È necessario rafforzare ricerca, innovazione e assistenza tecnica”, sostiene il direttore di Confagricoltura Piemonte Ercole Zuccaro, aggiungendo che “l’Università di Torino ha sempre dedicato grande attenzione alla ricerca e alla sperimentazione sul granoturco: con i fondi che l’Europa mette a disposizione per migliorare la sostenibilità delle produzioni occorre individuare percorsi produttivi per specialties in filiera e per rispondere alle sfide ambientali; inoltre è necessario aprirsi senza pregiudizi all’analisi e alla verifica in campo delle potenzialità delle NBT (New breeding technique), cioè cisgenesi e genome editing”. 

La coltivazione del granoturco registra una progressiva riduzione degli ettari investiti che, in 15 anni, si sono praticamente dimezzati, favorendo la crescita delle importazioni nel nostro Paese.

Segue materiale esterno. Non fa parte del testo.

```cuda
#ifndef G16_TAIL_PRIO
#define G16_TAIL_PRIO 0
#endif
__device__ __forceinline__ void tail_prio() {
#if G16_TAIL_PRIO
  __builtin_amdgcn_s_setprio(G16_TAIL_PRIO);
#endif
}
#ifndef G16_G1_WAVES
#define G16_G1_WAVES 4
#endif
// ... 439 lines not shown
msm_accum(const MsmBatch<C> B, MsmParams P, unsigned long long* __restrict__ clk) {
  using E = Ec29<C>;
  const MsmJob<C>& J = B.job[blockIdx.y];
  const typename E::Tab* __restrict__ points = J.points;
  const uint32_t* __restrict__ entries = J.entries;
  const uint32_t* __restrict__ offset = J.offset;
  unsigned long long t0 = 0, r0 = 0;
  const bool stamp = clk != nullptr && threadIdx.x == 0;
  if (stamp) t0 = __builtin_amdgcn_s_memtime(), r0 = __builtin_amdgcn_s_memrealtime();
  const uint32_t t = blockIdx.x * ACC_BLOCK + threadIdx.x;
  const uint32_t nx = J.info[1] < P.max_extra ? J.info[1] : P.max_extra;
  uint32_t b, s, slot;
  if (t < nx) {
    uint2 d = J.xseg[t];
    b = d.x;
    s = d.y;
    slot = P.nbuckets + t;
  } else {
    if (t - nx >= P.nbuckets) return;
    b = J.perm[t - nx];
    s = 0;
    slot = b;
  }
  uint32_t beg = offset[b], end = offset[b + 1];
  beg += s * P.seg;
  if (end > beg + P.seg) end = beg + P.seg;
  typename E::Acc acc = E::acc_inf();
  if (J.init != nullptr && s == 0) acc = J.init[b];
  for (uint32_t j = beg; j < end; ++j) {
    const uint32_t e = entries[j];
    E::madd(acc, points + (e & 0x7fffffffu), e >> 31);
  }
  J.partial[slot] = acc;
  if (stamp) {
    atomicAdd(&clk[0], __builtin_amdgcn_s_memtime() - t0);
    atomicAdd(&clk[1], __builtin_amdgcn_s_memrealtime() - r0);
  }
}

template <class C>
__global__ void __launch_bounds__(MSM_BLOCK) points_to29(const typename C::Aff* __restrict__ points, uint32_t n,
                                                         typename Ec29<C>::Tab* __restrict__ out) {
  uint32_t i = blockIdx.x * MSM_BLOCK + threadIdx.x;
  if (i < n) out[i] = Ec29<C>::tab_from_std(points[i]);
}

// ... 549 lines not shown
```

### nim_groth16_amd/csrc/msm_sort.hip

```cpp
#include "g16_internal.hpp"
#include "msm.cuh"

using namespace g16;

static_assert(MSM_FLAG_SCALARS_MONT == G16_SCALARS_MONT, "msm_plan.hpp and the C ABI disagree on the Montgomery flag");

int32_t g16_msm_sort(g16_ctx* ctx, hipStream_t st, const void* d_scalars, uint32_t flags, size_t n, uint32_t table_cfg,
                     g16_ctx::MsmSort& S, const uint32_t* d_live) {
  const G16Env& env = g16_env();
  const MsmParams P = msm_params(n, flags, table_cfg, env);
  const MsmSortPlan L = msm_sort_plan(P, env);
  S.P = P;
  Carver measure{nullptr}, bind{nullptr};
  msm_sort_layout(S, P, L, measure);
  if (int32_t rc = ensure(ctx, S.buf, measure.bytes)) return rc;
  bind.base = (char*)S.buf.p();
  msm_sort_layout(S, P, L, bind);
  const auto* scalars = (const u256*)d_scalars;
  if (!L.use_part) HIPCHK(ctx, hipMemsetAsync(S.count, 0, (char*)S.offset - (char*)S.count, st));
  HIPCHK(ctx, hipMemsetAsync(S.info, 0, 64, st));
  HIPCHK(ctx, hipMemsetAsync(S.ghist, 0, PERM_BINS * 4, st));
  const bool lean = P.tstride >= 2;
  if (L.use_part) {
    if (lean)
// ... 75 lines not shown
    msm_job_layout(J, P, T.nchunks, asz, psz29, bind);
    J.points = (const typename Ec29<C>::Tab*)runs[j].d_points;
    J.entries = S.entries;
    J.offset = S.offset;
    J.xseg = S.xseg;
    J.info = S.info;
    J.perm = S.perm;
    J.heavy = S.heavy;
    J.xoff = S.xoff;
    J.init = (const typename Ec29<C>::Acc*)runs[j].init_partial;
    J.out_aff = (typename C::Aff*)runs[j].d_out_aff;
    J.out_acc = (typename C::Acc*)runs[j].d_out_acc;
  }
  int32_t rc;
  if ((rc = stage_accum<C>(ctx, st, P, B, n_accum))) return rc;
  if ((rc = stage_heavy<C>(ctx, st, P, T, B, n_accum))) return rc;
  if (after_heavy) HIPCHK(ctx, hipEventRecord(after_heavy, st));
  if (!n_tail) return G16_OK;
  if ((rc = stage_reduce1<C>(ctx, st, P, T, B, n_tail))) return rc;
  return stage_reduce2_fold<C>(ctx, st, P, T, B, n_tail);
}
int32_t g16_msm_batch(g16_ctx* ctx, hipStream_t stream, int group, const g16_msm_run* runs, int n_accum, int n_tail,
                      hipEvent_t after_heavy) {
  return group == 1 ? msm_batch<G1>(ctx, stream, runs, n_accum, n_tail, after_heavy)
                    : msm_batch<G2>(ctx, stream, runs, n_accum, n_tail, after_heavy);
}

template <class C>
int32_t msm_device(g16_ctx* ctx, const void* d_scalars, uint32_t flags, const void* d_points, size_t n, void* d_out_aff,
                   void* d_out_acc, uint32_t table_c, const uint32_t* d_live) {
  ctx->sort[0].narrow_tail = false;
  int32_t rc = g16_msm_sort(ctx, ctx->stream, d_scalars, flags, n, table_c, ctx->sort[0], d_live);
  if (rc) return rc;
  if ((table_c & 0xffu) == 0 && n) {
    static_assert(sizeof(typename Ec29<C>::Tab) == sizeof(typename C::Aff), "packed entries: 64 / 128 B");
    if ((rc = ensure(ctx, ctx->stage_p29, n * sizeof(typename Ec29<C>::Tab)))) return rc;
    if ((rc = to29_device<C>(ctx, ctx->stream, d_points, n, ctx->stage_p29.p()))) return rc;
    d_points = ctx->stage_p29.p();
  }
  const g16_msm_run run{&ctx->sort[0], &ctx->lane[0].acc, d_points, d_out_aff, d_out_acc, nullptr};
  return msm_batch<C>(ctx, ctx->stream, &run, 1, 1, nullptr);
}
template int32_t msm_device<G1>(g16_ctx*, const void*, uint32_t, const void*, size_t, void*, void*, uint32_t, const uint32_t*);
template int32_t msm_device<G2>(g16_ctx*, const void*, uint32_t, const void*, size_t, void*, void*, uint32_t, const uint32_t*);
```

### nim_groth16_amd/csrc/proof_plan.hpp

```cpp
#pragma once
#include <stddef.h>
#include <stdint.h>

#include "g16_env.hpp"

namespace g16 {

inline bool points_sparse(size_t n_inf, size_t n, const G16Env& env) {
  return n_inf && n_inf * 100 >= (size_t)env.inf_compact_pct * n;
}
inline void stream_cu_mask(const G16Env& env, bool front, uint32_t mask[8]) {
  for (int w = 0; w < 8; ++w) mask[w] = 0;
  for (int bit = 0; bit < 256; ++bit)
    if ((bit / 8 < env.cu_split) == front) mask[bit / 32] |= 1u << (bit % 32);
}
inline int stream_priority(const G16Env& env, int index, int lo, int hi) {
  switch (env.stream_prio[index]) {
    case 'h': return hi;
    case 'l': return lo;
    default: return (lo + hi) / 2;
  }
}

constexpr int8_t PS_MAIN = 5;
enum ProofEvent : int8_t { EV_NONE = -1, EV_A, EV_B, EV_Q, EV_B2, EV_C, EV_G2, EV_COUNT, EV_DONE0 = EV_COUNT };
enum ProofRun : int8_t { RUN_A1, RUN_B1, RUN_C1, RUN_B2, RUN_H, RUN_COUNT };
enum ProofSort : int8_t { SORT_W = 0, SORT_H = 1, SORT_WA = 2, SORT_WB = 3 };

enum ProofOp : uint8_t {
  OP_UPLOAD,
  OP_WAIT,
  OP_RECORD,
  OP_SORT_W,
  OP_SORT_H,
  OP_BUILD_ABC,
  OP_QUOTIENT,
  OP_COSET,
  OP_POINTWISE,
  OP_MSM,
  OP_COPY_OUT,
  OP_HOST_SYNC,
};
struct ProofStep {
  uint8_t op;
  int8_t stream;
  int8_t a, b, c, d, e;
};

enum ProofEntry : int { PROOF_WHOLE, PROOF_BEGIN, PROOF_END };
struct ProofShape {
  size_t nw, nh;
  uint32_t log2n;
  bool liveA, liveB;
  bool cfg_equal;
};

constexpr size_t G2_FIRST_MAX = size_t(1) << 18;

constexpr int PROOF_PLAN_CAP = 48;
struct ProofPlan {
  int count = 0, cap = PROOF_PLAN_CAP;
  bool overflow = false;
  bool narrow_tail = true;
  int8_t sort_a = SORT_W, sort_b = SORT_W;
  ProofStep steps[PROOF_PLAN_CAP];

  void push(ProofOp op, int stream, int a = 0, int b = 0, int c = 0, int d = 0, int e = 0) {
    if (count >= cap || count >= PROOF_PLAN_CAP) {
      overflow = true;
      return;
    }
    steps[count++] = ProofStep{(uint8_t)op, (int8_t)stream, (int8_t)a, (int8_t)b, (int8_t)c, (int8_t)d, (int8_t)e};
  }
  void record(int stream, int ev) { push(OP_RECORD, stream, ev); }
  void wait(int stream, int ev) {
    for (int i = count - 1; i >= 0; --i) {
      const ProofStep& s = steps[i];
      if ((s.op == OP_RECORD && s.a == ev) || (s.op == OP_MSM && s.d == ev)) break;
      if (s.op == OP_WAIT && s.stream == stream && s.a == ev) return;
    }
    push(OP_WAIT, stream, ev);
  }
  void msm(int stream, int first, int n_accum, int n_tail, int after_heavy = EV_NONE, bool continues_c1 = false) {
    push(OP_MSM, stream, first, n_accum, n_tail, after_heavy, continues_c1);
  }
};

// ... 47 lines not shown
      p.record(PS_MAIN, EV_Q);
      p.wait(hs, EV_Q);
    }
    const bool chain = proof_chains_c_into_h(env, s);
    if (chain) p.wait(hs, EV_C);
    p.msm(hs, RUN_H, 1, 1, EV_NONE, chain);
    if (hs != PS_MAIN) {
      p.record(hs, EV_DONE0 + 4);
      p.wait(PS_MAIN, EV_DONE0 + 4);
    }
  }
  if (s.nw)
    for (int i = 0; i < proof_witness_lanes(env); ++i) p.wait(PS_MAIN, EV_DONE0 + i);
  p.push(OP_COPY_OUT, PS_MAIN);
  if (host_sync) p.push(OP_HOST_SYNC, PS_MAIN);
}

inline bool proof_plan_build(ProofPlan& p, const G16Env& env, ProofEntry entry, uint32_t task_mask, bool host_sync,
                             const ProofShape& s, int cap = PROOF_PLAN_CAP) {
  p = ProofPlan();
  p.cap = cap;
  p.sort_a = s.liveA ? SORT_WA : SORT_W;
  p.sort_b = s.liveB ? SORT_WB : SORT_W;
  if (entry == PROOF_END) {
    p.push(OP_POINTWISE, PS_MAIN);
    proof_plan_h_and_collect(p, env, s, false, host_sync);
    return !p.overflow;
  }
  p.push(OP_UPLOAD, PS_MAIN);
  p.record(PS_MAIN, EV_A);
  if (entry == PROOF_BEGIN) {
    if (task_mask) p.push(OP_BUILD_ABC, PS_MAIN, (task_mask & 4u) != 0);
    for (int v = 0; v < 3; ++v)
      if (task_mask & (1u << v)) p.push(OP_COSET, PS_MAIN, v);
    int after = EV_NONE;
    if (task_mask && env.quotient_first && env.lanes_after_quotient) p.record(PS_MAIN, after = EV_Q);
    proof_plan_witness(p, env, s, after);
    if (host_sync) p.push(OP_HOST_SYNC, PS_MAIN);
    return !p.overflow;
  }
  const int fly = s.log2n >= 1 && env.cz_on_the_fly ? 1 : 0;
  if (!env.quotient_first) proof_plan_witness(p, env, s, EV_NONE);
  p.push(OP_BUILD_ABC, PS_MAIN, fly == 0);
  p.push(OP_QUOTIENT, PS_MAIN, fly);
  if (env.quotient_first) {
    if (s.nh) p.push(OP_SORT_H, PS_MAIN);
// ... 10 lines not shown
```

### nim_groth16_amd/csrc/prover.hip

```cpp
#include <algorithm>
#include <cstddef>
#include <new>

#include "g16_internal.hpp"
#include "host_curve.hpp"

using namespace g16;

struct g16_pkey {
  int device = 0;
  uint32_t nvars = 0, npubs = 0, log2n = 0, flavour = 1;
  uint32_t shard_index = 0, shard_count = 1;
  size_t w_lo = 0, w_hi = 0;
  size_t h_lo = 0, h_hi = 0;
  g16_points *A1 = nullptr, *B1 = nullptr, *B2 = nullptr, *C1 = nullptr, *H1 = nullptr;
  g16_spmat* abc = nullptr;
  size_t ncoeffs = 0;
  g1_aff alpha1, beta1, delta1;
  g2_aff beta2, delta2;
  const uint32_t* liveA = nullptr;
  DevMem<uint32_t> liveB;
  size_t deadB = 0;
};

extern "C" void g16_pkey_destroy(g16_pkey* k) {
  if (!k) return;
  for (g16_points* p : {k->A1, k->B1, k->B2, k->C1, k->H1}) g16_points_release(p);
  (void)hipSetDevice(k->device);
  (void)hipDeviceSynchronize();
  g16_spmat_destroy(k->abc);
  delete k;
}

void g16_pkey_shape(const g16_pkey* k, int* device, uint32_t* nvars, uint32_t* shard_count) {
  *device = k->device;
  *nvars = k->nvars;
  *shard_count = k->shard_count;
}

extern "C" int32_t g16_pkey_inf_counts(const g16_pkey* k, size_t out[8]) {
  if (!k || !out) return G16_EINVAL;
  const size_t pub_end = std::min<size_t>(k->w_hi, (size_t)k->npubs + 1);
  const size_t pad = pub_end > k->w_lo ? pub_end - k->w_lo : 0;
  out[0] = k->A1->n_inf, out[1] = k->B1->n_inf, out[2] = k->B2->n_inf, out[3] = k->C1->n_inf - pad, out[4] = k->H1->n_inf;
  out[5] = k->deadB, out[6] = k->liveA ? 1 : 0, out[7] = k->liveB ? 1 : 0;
  return G16_OK;
}

extern "C" int32_t g16_pkey_abc_info(const g16_pkey* k, size_t out[11]) {
  if (!k || !out) return G16_EINVAL;
  out[0] = k->ncoeffs;
  g16_spmat_info(k->abc, out + 1);
  return G16_OK;
}

struct CoeffSource {
  const unsigned char* base = nullptr;
  size_t count = 0, stride = 0, value_off = 0;
  bool values_r2 = false;
};
static inline uint32_t rd32(const unsigned char* p) {
  uint32_t v;
  memcpy(&v, p, 4);
  return v;
}

static int32_t pkey_create(g16_ctx* ctx, const g16_pkey_desc* d, const CoeffSource& cs, uint32_t table_stride,
                           g16_pkey** out) {
  const size_t n = size_t(1) << d->log2_domain;
  if (d->log2_domain > 27 || d->nvars == 0 || d->npubs + 1 > d->nvars || d->flavour > 1 || !d->pointsA1 ||
      !d->pointsB1 || !d->pointsB2 || !d->pointsH1 || (d->nvars - d->npubs - 1 > 0 && !d->pointsC1) ||
      !d->alpha1 || !d->beta1 || !d->delta1 || !d->beta2 || !d->delta2) {
    ctx->err = "bad proving-key description";
    return G16_EINVAL;
  }
  CTX_ENTER(ctx);
  Building<g16_pkey, g16_pkey_destroy> k(new (std::nothrow) g16_pkey());
  if (!k) return G16_ENOMEM;
  k->device = ctx->device;
  k->nvars = d->nvars;
  k->npubs = d->npubs;
  k->log2n = d->log2_domain;
  k->flavour = d->flavour;
  memcpy(&k->alpha1, d->alpha1, 64);
  memcpy(&k->beta1, d->beta1, 64);
  memcpy(&k->delta1, d->delta1, 64);
  memcpy(&k->beta2, d->beta2, 128);
  memcpy(&k->delta2, d->delta2, 128);
  int32_t rc;
  k->shard_count = d->shard_count ? d->shard_count : 1;
  k->shard_index = d->shard_index;
  if (k->shard_index >= k->shard_count) {
    ctx->err = "shard_index >= shard_count";
    return G16_EINVAL;
  }
  auto range = [&](size_t N, size_t& lo, size_t& hi) {
    lo = (N * k->shard_index) / k->shard_count;
    hi = (N * (k->shard_index + 1)) / k->shard_count;
  };
  range(d->nvars, k->w_lo, k->w_hi);
  range(n, k->h_lo, k->h_hi);
  std::vector<unsigned char> c1pad((k->w_hi - k->w_lo) * 64, 0);
  for (size_t wI = k->w_lo; wI < k->w_hi; ++wI)
    if (wI > d->npubs) memcpy(&c1pad[(wI - k->w_lo) * 64], (const char*)d->pointsC1 + 64 * (wI - d->npubs - 1), 64);
  const uint32_t ts = table_stride;
  if ((rc = g16_points_register_g1_lean(ctx, (const char*)d->pointsA1 + 64 * k->w_lo, k->w_hi - k->w_lo, ts, &k->A1))) return rc;
  if ((rc = g16_points_register_g1_lean(ctx, (const char*)d->pointsB1 + 64 * k->w_lo, k->w_hi - k->w_lo, ts, &k->B1))) return rc;
  if ((rc = g16_points_register_g2_lean(ctx, (const char*)d->pointsB2 + 128 * k->w_lo, k->w_hi - k->w_lo, ts, &k->B2))) return rc;
  if ((rc = g16_points_register_g1_lean(ctx, c1pad.data(), k->w_hi - k->w_lo, ts, &k->C1))) return rc;
  if ((rc = g16_points_register_g1_lean(ctx, (const char*)d->pointsH1 + 64 * k->h_lo, k->h_hi - k->h_lo, ts, &k->H1))) return rc;
  {
    const size_t nw = k->w_hi - k->w_lo;
    k->liveA = g16_points_live_if_sparse(k->A1);
    if (nw && k->B1->d_live && k->B2->d_live) {
      uint32_t dead = 0;
      if ((rc = ensure(ctx, ctx->stage_o, 2048))) return rc;
      uint32_t* d_cnt = (uint32_t*)ctx->stage_o.p();
      HIPCHK(ctx, dev_alloc(k->liveB, ((nw + 31) / 32 + 1) * 4));
      HIPCHK(ctx, hipMemsetAsync(d_cnt, 0, 4, ctx->stream));
      if ((rc = g16_bitmap_or_device(ctx, k->liveB.get(), k->B1->d_live.get(), k->B2->d_live.get(), nw, d_cnt))) return rc;
      HIPCHK(ctx, hipMemcpyAsync(&dead, d_cnt, 4, hipMemcpyDeviceToHost, ctx->stream));
      HIPCHK(ctx, hipStreamSynchronize(ctx->stream));
      k->deadB = dead;
      if (!points_sparse(dead, nw, g16_env())) k->liveB.reset();
    }
  }
  std::vector<uint32_t> vrow;
  try {
    vrow.resize(cs.count ? cs.count : 1);
  } catch (const std::bad_alloc&) {
    ctx->err = "out of host memory";
    return G16_ENOMEM;
  }
  for (size_t e = 0; e < cs.count; ++e) {
    const unsigned char* ent = cs.base + e * cs.stride;
    const uint32_t matrix = rd32(ent), row = rd32(ent + 4), col = rd32(ent + 8);
    if (matrix > 1 || row >= n || col >= d->nvars) {
// ... 57 lines not shown
extern "C" int32_t g16_build_abc(g16_ctx* ctx, const g16_pkey* k, const void* witness, uint32_t flags, void* out_abc) {
  if (!ctx) return G16_EINVAL;
  if (!k || !witness || !out_abc || k->device != ctx->device) {
    ctx->err = "bad argument";
    return G16_EINVAL;
  }
  CTX_ENTER(ctx);
  const size_t n = size_t(1) << k->log2n;
  int32_t rc;
  if ((rc = ensure(ctx, ctx->prove, ((size_t)k->nvars + 4 * n) * 32))) return rc;
  u256* d_w = (u256*)ctx->prove.p();
  u256* d_abc = d_w + k->nvars;
  HIPCHK(ctx, hipMemcpyAsync(d_w, witness, (size_t)k->nvars * 32, hipMemcpyHostToDevice, ctx->stream));
  if ((rc = build_abc_device(ctx, k, d_w, (flags & G16_SCALARS_MONT) ? 1u : 0u, d_abc))) return rc;
  HIPCHK(ctx, hipMemcpyAsync(out_abc, d_abc, 3 * n * 32, hipMemcpyDeviceToHost, ctx->stream));
  HIPCHK(ctx, hipStreamSynchronize(ctx->stream));
  return G16_OK;
}

static constexpr size_t PART_A = 0, PART_B1 = 128, PART_B2 = 256, PART_H = 512, PART_C = 640, PART_BYTES = 768;

static ProofShape proof_shape(const g16_pkey* k) {
  return ProofShape{k->w_hi - k->w_lo, k->h_hi - k->h_lo, k->log2n, k->liveA != nullptr, (bool)k->liveB,
                    k->C1->cfg() == k->H1->cfg()};
}

struct ProofArgs {
  const void* witness = nullptr;
  uint32_t flags = 0;
  u256* task_out = nullptr;
  const void *d_a1 = nullptr, *d_b1 = nullptr, *d_c1 = nullptr;
  bool qs_is_slice = false;
  void* out_partials = nullptr;
};
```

Le aziende maidicole italiane sono circa 100.000 e investono meno di 600.000 ettari. Il Piemonte – precisa Confagricoltura – offre un contributo di primo piano alla produzione nazionale, con 15.526 aziende e 137.655 ettari di superficie coltivata.

Si tratta di un dato importante - sottolinea Enrico Allasia - ma nel 2010 le aziende erano 22.896 e gli ettari 170.913.

La coltivazione ha subito una pesante battuta d’arresto e per questo occorre provvedere a rilanciarla, per non mettere a rischio le nostre produzioni alimentari di qualità”.